--- Study material Enclosed Below ---
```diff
diff --git a/aria_b200/csrc/gemm.cu b/aria_b200/csrc/gemm.cu
--- a/aria_b200/csrc/gemm.cu
+++ b/aria_b200/csrc/gemm.cu
@@ -58,35 +58,41 @@
   const int warp = threadIdx.x >> 5;
   const int lane = threadIdx.x & 31;
   const int wg = threadIdx.x >> 7;
+  const bool pair = !B_MN && p.cta_pair;
+  const int n_cta = pair ? 2 : 1;
+  const int rank = pair ? static_cast<int>(cluster_ctarank()) : 0;
 
   if (warp == 0 && lane == 0) {
     prefetch_tmap(&tmA);
     prefetch_tmap(&tmB0);
     if (p.n_seg > 1 || EPI == ARIA_EPI_SWIGLU) prefetch_tmap(&tmB1);
     if (p.n_seg > 2) prefetch_tmap(&tmB2);
-    bar.init(B_FP8 ? 1 + FP8_CONVERT_WARPS : 1, CONSUMER_WARPS);
+    bar.init(B_FP8 ? 1 + FP8_CONVERT_WARPS : 1, CONSUMER_WARPS * n_cta);
     if constexpr (B_FP8) land_bar.init(1, FP8_CONVERT_WARPS);
     fence_mbar_init();
   }
-  __syncthreads();
+  if (pair) cluster_sync();
+  else __syncthreads();
 
   const int n_out_total = p.N * (EPI == ARIA_EPI_SWIGLU ? 1 : p.n_seg);
   const int n_tiles = (n_out_total + OUT_BN - 1) / OUT_BN;
   const int k_blocks = (p.K + BK - 1) / BK;
   const uint32_t smem_base = smem_u32(smem);
   const uint32_t full0 = smem_u32(bar.full), empty0 = smem_u32(bar.empty);
+  const int t0 = blockIdx.x / n_cta, t_step = gridDim.x / n_cta;
 
   if (wg == 0) {
     setmaxnreg_dec<40>();
     if (warp == 0 && elect_one()) {
       TileSched sched;
-      sched.init(p, n_tiles);
+      sched.init(p, n_tiles, BM * n_cta);
       RingPos<STAGES> rp;
       RingPos<FP8_LAND_STAGES> lp;
-      for (int t = blockIdx.x;; t += gridDim.x) {
+      for (int t = t0;; t += t_step) {
         int grp, m_idx, n_idx, row0, rows;
         if (!sched.decode(t, grp, m_idx, n_idx, row0, rows)) break;
-        const int a_row = row0 + m_idx * BM;
+        m_idx = m_idx * n_cta + rank;
+        const int a_row = row0 + min(m_idx, (rows - 1) / BM) * BM;
         const int bgrp = weight_block(p, grp);
         int b_c0 = 0, b_c1 = 0;
         const CUtensorMap* tb0 = &tmB0;
@@ -122,11 +128,17 @@
             for (int c = 0; c < BN / 64; ++c)
               tma_load_2d_addr(dst + c * box_bytes, &tmB0, bar_addr, tile_b_col<BN, EPI>(c * 64, n_idx, p.N), krow);
             if constexpr (B_FP8) lp.next();
-          } else if constexpr (EPI == ARIA_EPI_SWIGLU) {
-            tma_load_2d_addr(sb, tb0, fb, kb * BK, b_c0);
-            tma_load_2d_addr(sb + (BN / 2) * BK * 2, tb1, fb, kb * BK, b_c1);
           } else {
-            tma_load_2d_addr(sb, tb0, fb, kb * BK, b_c0);
+#pragma unroll
+            for (int h = 0; h < 2; ++h) {
+              if (pair && h != rank) continue;
+              const uint32_t dst = sb + h * (BN / 2) * BK * 2;
+              const CUtensorMap* tb = EPI == ARIA_EPI_SWIGLU && h ? tb1 : tb0;
+              int b_row = EPI == ARIA_EPI_SWIGLU ? (h ? b_c1 : b_c0) : b_c0 + h * (BN / 2);
+              if (b_row - bgrp * p.b_group_rows >= p.N) b_row = b_c0;
+              if (pair) tma_load_2d_multicast_addr(dst, tb, fb, kb * BK, b_row, 0x3);
+              else tma_load_2d_addr(dst, tb, fb, kb * BK, b_row);
+            }
           }
           rp.next();
         }
@@ -176,12 +188,21 @@
     const uint64_t da0 = make_smem_desc(smem_base + cw * 64 * 128, 16, 1024);
     const uint64_t db0 = make_smem_desc(smem_base + A_STAGE_BYTES, b_lbo, b_sbo);
     const ConsumerThread ct = consumer_thread(cw, lane);
+    auto release = [&](int stage) {
+      if (pair) {
+        mbar_arrive_cluster(empty0 + stage * 8, 0);
+        mbar_arrive_cluster(empty0 + stage * 8, 1);
+      } else {
+        mbar_arrive(&bar.empty[stage]);
+      }
+    };
     TileSched sched;
-    sched.init(p, n_tiles);
+    sched.init(p, n_tiles, BM * n_cta);
     RingPos<STAGES> rp;
-    for (int t = blockIdx.x;; t += gridDim.x) {
+    for (int t = t0;; t += t_step) {
       int grp, m_idx, n_idx, row0, rows;
       if (!sched.decode(t, grp, m_idx, n_idx, row0, rows)) break;
+      m_idx = m_idx * n_cta + rank;
       float acc[BN / 2];
 #pragma unroll
       for (int i = 0; i < BN / 2; ++i) acc[i] = 0.f;
@@ -197,17 +218,18 @@
         for (int k = 0; k < BK / 16; ++k) wgmma_tile_k16<BN, B_MN>(acc, da + k * 2, db + k * b_kadv);
         wgmma_commit();
         wgmma_wait<1>();
-        if (prev >= 0 && lane == 0) mbar_arrive(&bar.empty[prev]);
+        if (prev >= 0 && lane == 0) release(prev);
         prev = static_cast<int>(rp.stage);
         rp.next();
       }
       wgmma_wait<0>();
       fence_regs(acc);
-      if (prev >= 0 && lane == 0) mbar_arrive(&bar.empty[prev]);
+      if (prev >= 0 && lane == 0) release(prev);
       stage_and_epilogue<BN, EPI, B_FP8 ? AccScale::COL : AccScale::NONE>(p, stg, ct, acc, bsc, 1.f, 1.f, n_out_total, grp,
                                                                            m_idx, n_idx, row0, rows);
     }
   }
+  if (pair) cluster_sync();
 }
 
 constexpr int W8_BK = 128;
@@ -382,6 +404,8 @@
   return (n_out_total + out_bn - 1) / out_bn * ((d->m + BM - 1) / BM + groups);
 }
 
+constexpr int PAIR_MIN_K_BLOCKS = 64;
+
 static int gemm_run(const aria_gemm_desc_t* d, const float* b_scale, cudaStream_t stream) {
   ARIA_CHECK_ARG(d != nullptr);
   ARIA_CHECK_ARG(d->a && d->b[0] && d->out[0]);
@@ -438,7 +462,7 @@
     tmB[2] = tmB[0];
   } else {
     const int nb = swiglu ? 2 : d->n_seg;
-    const uint32_t box_rows = swiglu ? BN / 2 : BN;
+    const uint32_t box_rows = BN / 2;
     for (int s = 0; s < 3; ++s) {
       const void* ptr = s < nb ? d->b[s] : d->b[0];
       const uint64_t b_rows = b_gnk ? static_cast<uint64_t>(d->group_mod > 0 ? d->group_mod : (d->group_mod < 0 ? d->num_groups / (-d->group_mod) : d->num_groups)) * d->n : d->n;
@@ -447,12 +471,16 @@
     }
   }
 
-  const GemmParams p = gemm_params(d, b_scale);
-  const int64_t tiles = max_tiles(d, BN, d->num_groups > 1 ? d->num_groups : 0);
-#define ARIA_LAUNCH(BN_, MN_, EPI_, ...)                                                                                     \
-  return launch_persistent<gemm_kernel<BN_, MN_, EPI_, ##__VA_ARGS__>>("gemm_kernel", GEMM_THREADS,                          \
-                                                                       gemm_smem_bytes<BN_, ##__VA_ARGS__>(), tiles, stream, \
-                                                                       tmA, tmB[0], tmB[1], tmB[2], p)
+  GemmParams p = gemm_params(d, b_scale);
+  const int64_t m_tiles = (d->m + BM - 1) / BM;
+  p.cta_pair = !b_mn && d->num_groups == 1 && !d->group_offsets && m_tiles >= 2 && d->k >= PAIR_MIN_K_BLOCKS * BK;
+  const int64_t tiles = p.cta_pair ? max_tiles(d, BN, 0) / m_tiles * ((m_tiles + 1) / 2)
+                                   : max_tiles(d, BN, d->num_groups > 1 ? d->num_groups : 0);
+  const int cluster = p.cta_pair ? 2 : 1;
+#define ARIA_LAUNCH(BN_, MN_, EPI_, ...)                                                                           \
+  return launch_persistent<gemm_kernel<BN_, MN_, EPI_, ##__VA_ARGS__>>("gemm_kernel", GEMM_THREADS,                \
+                                                                       gemm_smem_bytes<BN_, ##__VA_ARGS__>(), tiles, \
+                                                                       cluster, stream, tmA, tmB[0], tmB[1], tmB[2], p)
   if (b_scale) {
     if (swiglu) ARIA_LAUNCH(128, true, ARIA_EPI_SWIGLU, true);
     ARIA_LAUNCH(128, true, ARIA_EPI_LINEAR, true);
@@ -524,9 +552,9 @@
   constexpr int SMEM = gemm_smem_bytes<128>();
   cudaStream_t stream = reinterpret_cast<cudaStream_t>(stream_);
   if (swiglu)
-    return launch_persistent<gemm_w8a8_kernel<ARIA_EPI_SWIGLU>>("gemm_w8a8_kernel", GEMM_THREADS, SMEM, tiles, stream, tmA,
+    return launch_persistent<gemm_w8a8_kernel<ARIA_EPI_SWIGLU>>("gemm_w8a8_kernel", GEMM_THREADS, SMEM, tiles, 1, stream, tmA,
                                                                  tmB, p, a_scale);
-  return launch_persistent<gemm_w8a8_kernel<ARIA_EPI_LINEAR>>("gemm_w8a8_kernel", GEMM_THREADS, SMEM, tiles, stream, tmA, tmB,
+  return launch_persistent<gemm_w8a8_kernel<ARIA_EPI_LINEAR>>("gemm_w8a8_kernel", GEMM_THREADS, SMEM, tiles, 1, stream, tmA, tmB,
                                                               p, a_scale);
 }
 
diff --git a/aria_b200/csrc/gemm_common.cuh b/aria_b200/csrc/gemm_common.cuh
--- a/aria_b200/csrc/gemm_common.cuh
+++ b/aria_b200/csrc/gemm_common.cuh
@@ -34,6 +34,7 @@
   const __nv_bfloat16* rope_sin;
   const int32_t* position_ids;
   const float* b_scale;
+  int cta_pair;
 };
 
 ARIA_DEVICE int weight_block(const GemmParams& p, int grp) {
diff --git a/aria_b200/csrc/gemm_wgrad.cu b/aria_b200/csrc/gemm_wgrad.cu
--- a/aria_b200/csrc/gemm_wgrad.cu
+++ b/aria_b200/csrc/gemm_wgrad.cu
@@ -149,5 +149,5 @@
   p.out = static_cast<__nv_bfloat16*>(out);
   constexpr int SMEM = WG_STAGES * WG_STAGE_BYTES + 1024 + 256;
   const int64_t tiles = static_cast<int64_t>(num_groups) * ((md + BM - 1) / BM) * ((nd + WG_BN - 1) / WG_BN);
-  return launch_persistent<wgrad_kernel>("wgrad_kernel", GEMM_THREADS, SMEM, tiles, stream, tmA, tmB, p);
+  return launch_persistent<wgrad_kernel>("wgrad_kernel", GEMM_THREADS, SMEM, tiles, 1, stream, tmA, tmB, p);
 }
diff --git a/aria_b200/csrc/ptx.cuh b/aria_b200/csrc/ptx.cuh
--- a/aria_b200/csrc/ptx.cuh
+++ b/aria_b200/csrc/ptx.cuh
@@ -63,11 +63,35 @@
 ARIA_DEVICE void mbar_arrive_expect_tx_addr(uint32_t bar_addr, uint32_t bytes) {
   asm volatile("mbarrier.arrive.expect_tx.shared::cta.b64 _, [%0], %1;" ::"r"(bar_addr), "r"(bytes) : "memory");
 }
+ARIA_DEVICE void mbar_arrive_cluster(uint32_t bar_addr, uint32_t cta) {
+  asm volatile(
+      "{\n\t.reg .b32 remote;\n\t"
+      "mapa.shared::cluster.u32 remote, %0, %1;\n\t"
+      "mbarrier.arrive.shared::cluster.b64 _, [remote];\n\t}\n"
+      ::"r"(bar_addr), "r"(cta) : "memory");
+}
+
+ARIA_DEVICE uint32_t cluster_ctarank() {
+  uint32_t r;
+  asm volatile("mov.u32 %0, %%cluster_ctarank;" : "=r"(r));
+  return r;
+}
+ARIA_DEVICE void cluster_sync() {
+  asm volatile("barrier.cluster.arrive.release;\n\tbarrier.cluster.wait.acquire;" ::: "memory");
+}
 
 ARIA_DEVICE void tma_load_2d_addr(uint32_t dst, const CUtensorMap* m, uint32_t bar_addr, int c0, int c1) {
   asm volatile(
       "cp.async.bulk.tensor.2d.shared::cluster.global.mbarrier::complete_tx::bytes [%0], [%1, {%3, %4}], [%2];"
       ::"r"(dst), "l"(reinterpret_cast<uint64_t>(m)), "r"(bar_addr), "r"(c0), "r"(c1)
+      : "memory");
+}
+ARIA_DEVICE void tma_load_2d_multicast_addr(uint32_t dst, const CUtensorMap* m, uint32_t bar_addr, int c0, int c1,
+                                            uint16_t cta_mask) {
+  asm volatile(
+      "cp.async.bulk.tensor.2d.shared::cluster.global.mbarrier::complete_tx::bytes.multicast::cluster"
+      " [%0], [%1, {%3, %4}], [%2], %5;"
+      ::"r"(dst), "l"(reinterpret_cast<uint64_t>(m)), "r"(bar_addr), "r"(c0), "r"(c1), "h"(cta_mask)
       : "memory");
 }
 ARIA_DEVICE void prefetch_tmap(const CUtensorMap* m) {
```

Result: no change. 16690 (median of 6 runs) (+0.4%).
--- End of Enclosed Study material ---
* **What the exercise asks**: The expected answer is one number: how many lines of the material contain the word "bgrp".

* **Worked solution**: 2